Child public key derivation is relevant at the unhardened levels, e.g. in BIP44 get it at the account level and then derive publicly for change and keyindex.
let bip44Path: [UInt32] = [c.harden(44), c.harden(283), c.harden(0), 0]
let walletRoot = c.deriveKey(
rootKey: c.fromSeed(data),
bip44Path: bip44Path,
isPrivate: false,
derivationType: BIP32DerivationType.Peikert
)
The output of deriveKey
is an xpk at the change-level (m / 44' / 283' / 0' / 0
) which can be shared. A counter party can then do the following
let derivedKey = try c.deriveChildNodePublic(extendedKey: walletRoot, index: UInt32(i), g: BIP32DerivationType.Peikert)

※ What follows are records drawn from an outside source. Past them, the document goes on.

# jwr1995/Conv-TasNet

Measured on AMD Instinct MI355X. Metric: utterances/sec (4s, 8kHz, 2-spk) fwd+bwd, higher is better.
Workload: dtype bf16; 1 GPU; paper config train step c2: N=256 L=20 B=256 H=512 P=3 X=8 R=4 gLN non-causal relu-mask, 2 spk, 4 s @ 8 kHz, fwd+PIT loss+bwd+clip+Adam; per_gpu_batch=32, global_batch=32, samples=32000, frames=3199, parallelism=dp1, hip_graph=False

## Files before the change

### conv-tasnet_amd/csrc/ctn_capi.hip

```cpp
#include <stdlib.h>
#include <math.h>
#include <stdarg.h>
#include <stdio.h>
#include <string.h>

#include <atomic>
#include <mutex>
#include <string>
#include <vector>

#include "../../include/ctn.h"
#include "ctn_common.h"
#include "ctn_kernels.h"

using namespace ctn;

static thread_local char g_err[512] = "";

static int fail(int code, const char* fmt, ...) __attribute__((format(printf, 2, 3)));
static int fail(int code, const char* fmt, ...) {
  va_list ap;
  va_start(ap, fmt);
  vsnprintf(g_err, sizeof(g_err), fmt, ap);
  va_end(ap);
// ... 162 lines not shown
  int dev = 0;
  if (hipGetDevice(&dev) != hipSuccess || dev < 0 || dev >= MAX_DEV) return CTN_OK;
  const uint32_t* h = g_deverr.mirror[dev].load(std::memory_order_acquire);
  if (!h) return CTN_OK;
  const uint32_t w = *(const volatile uint32_t*)h;
  if (w) return fail(CTN_ERR_HIP, "device error word 0x%x: %s", w, dev_err_text(w));
  return CTN_OK;
}

hipError_t dev_err_refresh(hipStream_t s) {
  int dev = 0;
  uint32_t* w = dev_err_word(&dev);
  volatile uint32_t* h = w ? dev_err_mirror(dev) : nullptr;
  if (!h) return hipErrorOutOfMemory;
  return hipMemcpyAsync((void*)h, w, 4, hipMemcpyDeviceToHost, s);
}
}

uint32_t* ctn::device_error_word() {
  int dev = 0;
  return dev_err_word(&dev);
}

extern "C" int ctn_device_status(void* stream, uint32_t* word, int clear) {
  int dev = 0;
  uint32_t* dw = dev_err_word(&dev);
  volatile uint32_t* mirror = dw ? dev_err_mirror(dev) : nullptr;
  if (!mirror) return fail(CTN_ERR_HIP, "device error word: unavailable");
  hipStream_t s = (hipStream_t)stream;
  uint32_t w = 0;
// ... 111 lines not shown
  return g;
}
GemmRows tb_gemmB(const ctn_tblock_desc* d, bool fused) {
  GemmRows g{};
  g.g = Rows{d->M, d->K, d->Kp};
  g.Kred = d->H; g.Nout = d->B; g.norm = d->norm_type;
  g.lda = d->H; g.ldw = d->H; g.epi = EPI_RESID; g.ldr = d->B; g.ldc = d->B;
  if (fused) {
    g.aop.kind = OP_NORM1_BWD; g.aop.norm = d->norm_type;
  }
  return g;
}
static int ws_fold_mask() {
  const char* e = getenv("CTN_WS_FOLD");
  return e ? atoi(e) : 3;
}

bool tb_fused_n1(const ctn_tblock_desc* d) {
  const char* e = getenv("CTN_FUSE_N1");
  if (e && atoi(e) == 0) return false;
  if (d->dtype != CTN_DTYPE_BF16 || (d->norm_type != CTN_NORM_GLN && d->norm_type != CTN_NORM_CLN)) return false;
  if (gemm_dual_eligible(BF16, tb_dualB(d))) return false;
  GemmRows g = tb_gemmB(d, true);
  static const float dummy[2] = {0.f, 0.f};
  g.aop.aux = dummy; g.aop.apart = const_cast<float*>(dummy); g.aop.aout = const_cast<float*>(dummy);
  g.aop.stats = reinterpret_cast<const float2*>(dummy); g.aop.sums = reinterpret_cast<const float2*>(dummy);
  return gemm_ws_eligible(BF16, g);
}
DType tb_dt(const ctn_tblock_desc* d) { return d->dtype == CTN_DTYPE_BF16 ? BF16 : F32; }

// ... 324 lines not shown
    w1 = L.w1s;
    w2 = L.w2s;
  }
  GemmRows g1 = tb_gemm1(d);
  g1.A = x;
  g1.W = w1;
  g1.Wf = w1f;
  g1.alpha = p->alpha1;
  g1.C = sv->h1;
  g1.grp_slab = L.slab1;
  const bool fin1 = d->norm_type == CTN_NORM_CLN && gemm_ws_final_cln(dt, g1);
  if (fin1) {
    g1.stats_out = st1;
    g1.eps = (float)kEps;
  }
  {
    TimedScope ts(CTN_TIMER_GEMM1, s);
    CTN_HIP(launch_gemm_rows(dt, g1, s));
  }
  const bool fold = d->norm_type == CTN_NORM_GLN;
  if (!fold && !fin1) CTN_HIP(launch_stats_finalize(L.slab1, G, L.parts1, cnt, 0, (float)kEps, st1, s));
  DwArgs da{};
  da.g = rg; da.H = d->H; da.P = d->P; da.dil = d->dilation; da.pad = tb_pad(d); da.norm = d->norm_type;
  da.seg = dw_seg(da, false);
  da.h1 = sv->h1; da.st1 = st1;
  da.alpha1 = p->alpha1; da.gamma1 = p->gamma1; da.beta1 = p->beta1; da.alpha2 = p->alpha2;
  da.wd = p->wd; da.d_out = sv->d; da.slab2 = L.slab2;
  if (fold) da.f_st1 = gemm_rows_stat_fold(dt, g1, L.slab1, cnt, (float)kEps, 0, st1);
  if (d->norm_type == CTN_NORM_CLN) {
    da.st2_out = st2;
    da.eps = (float)kEps;
  }
  {
    TimedScope ts(CTN_TIMER_DW_FWD, s);
    CTN_HIP(launch_dw_fwd(dt, da, s));
  }
  GemmRows g2{};
  g2.g = rg; g2.Kred = d->H; g2.Nout = d->B; g2.norm = d->norm_type;
  g2.A = sv->d; g2.lda = d->H;
  g2.aop.kind = OP_PRELU_NORM; g2.aop.norm = d->norm_type; g2.aop.stats = st2;
  g2.aop.gamma = p->gamma2; g2.aop.beta = p->beta2; g2.aop.alpha = p->alpha2;
  g2.W = w2; g2.ldw = d->H; g2.Wf = w2f;
  g2.epi = EPI_RESID; g2.R = x; g2.ldr = d->B;
// ... 99 lines not shown
  GemmRows ga = tb_gemmA(d);
  ga.A = gy;
  ga.W = w2t;
  ga.Wf = w2tf;
  ga.R = sv->d;
  ga.alpha = p->alpha2; ga.stats = st2; ga.gamma = p->gamma2;
  ga.C = L.G1;
  ga.grp_slab = L.slabA;
  GemmDual duA = tb_dualA(d);
  duA.A = gy; duA.W = w2t; duA.Wf = w2tf; duA.R = sv->d; duA.C = L.G1;
  duA.alpha = p->alpha2; duA.stats = st2; duA.gamma = p->gamma2; duA.grp_slab = L.slabA;
  duA.Bm = sv->d;
  duA.bop.stats = st2; duA.bop.gamma = p->gamma2; duA.bop.beta = p->beta2; duA.bop.alpha = p->alpha2;
  duA.Dpart = L.cpart2;
  const bool dualA = gemm_dual_eligible(dt, duA);
  if (dualA) {
    TimedScope ts(CTN_TIMER_GEMM_A, s);
    CTN_HIP(launch_gemm_dual(duA, s));
  } else {
    {
      TimedScope ts(CTN_TIMER_GEMM_A, s);
      CTN_HIP(launch_gemm_rows(dt, ga, s));
    }
    GemmCols c2{};
    c2.g = rg; c2.P = d->B; c2.Q = d->H;
    c2.A = gy; c2.lda = d->B;
    c2.B = sv->d; c2.ldb = d->H;
    c2.bop.kind = OP_PRELU_NORM; c2.bop.norm = d->norm_type; c2.bop.stats = st2;
    c2.bop.gamma = p->gamma2; c2.bop.beta = p->beta2; c2.bop.alpha = p->alpha2;
    c2.Cpart = L.cpart2; c2.nchunks = L.chunks2;
    CTN_HIP(launch_gemm_cols(dt, c2, s));
  }
  const bool fold = d->norm_type == CTN_NORM_GLN;

  DwArgs da{};
  da.g = rg; da.H = d->H; da.P = d->P; da.dil = d->dilation; da.pad = tb_pad(d); da.norm = d->norm_type;
  da.seg = dw_seg(da, true);
  da.h1 = sv->h1; da.d = sv->d; da.st1 = st1; da.st2 = st2;
  da.alpha1 = p->alpha1; da.gamma1 = p->gamma1; da.beta1 = p->beta1; da.alpha2 = p->alpha2; da.gamma2 = p->gamma2;
  da.wd = p->wd;
  da.ga2 = L.G1; da.sm2 = L.sums2; da.ga1_out = L.G2; da.slab1 = L.slabD; da.col_slab = L.colD;
  if (fold)
    da.f_sm2 = dualA ? gemm_dual_stat_fold(duA, L.slabA, cnt, 0.f, 1, nullptr)
                     : gemm_rows_stat_fold(dt, ga, L.slabA, cnt, 0.f, 1, nullptr);
  else
    da.sm1_out = L.sums1;
  if (!fold) {
    if (dualA && L.partsA <= 4 && dw_wave_eligible(dt, da))
      da.f_sm2 = gemm_dual_stat_fold(duA, L.slabA, cnt, 0.f, 1, nullptr);
    else
      CTN_HIP(launch_stats_finalize(L.slabA, G, L.partsA, cnt, 1, 0.f, L.sums2, s));
  }
  {
    TimedScope ts(CTN_TIMER_DW_BWD, s);
    CTN_HIP(launch_dw_bwd(dt, da, s));
  }
  const bool fused1 = tb_fused_n1(d);
  int nalpha = ew_blocks(da);
  if (fused1) {
    GemmRows gb = tb_gemmB(d, true);
// ... 1108 lines not shown
```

and derive the descendant child pk/address at the index specified.
This repo comes with both Swiftformat and SwiftLint.
SwiftLint comes with its own SwiftLintBuildToolPlugin
and is such run as part of any normal swift build
call.
SwiftFormat is run as part of the pre-commit hook, and can otherwise be called from the command line with swift package plugin --allow-writing-to-package-directory swiftformat .
. As this also triggers a swift build
, SwiftLint gets run as well.
The two do overlap but, generally speaking, SwiftFormat formats the code while SwiftLint warns or errors out on code-smells.
The Package.swift file specifies the minimum version of Swift required to build this library, as well as the minimum versions of the platforms. .swift-version
also specifies the version for linting.
Copyright 2024 Algorand Foundation
Licensed under the Apache License, Version 2.0 (the "License"); you may not use this file except in compliance with the License. You may obtain a copy of the License at
http://www.apache.org/licenses/LICENSE-2.0
Unless required by applicable law or agreed to in writing, software distributed under the License is distributed on an "AS IS" BASIS, WITHOUT WARRANTIES OR CONDITIONS OF ANY KIND, either express or implied. See the License for the specific language governing permissions and limitations under the License.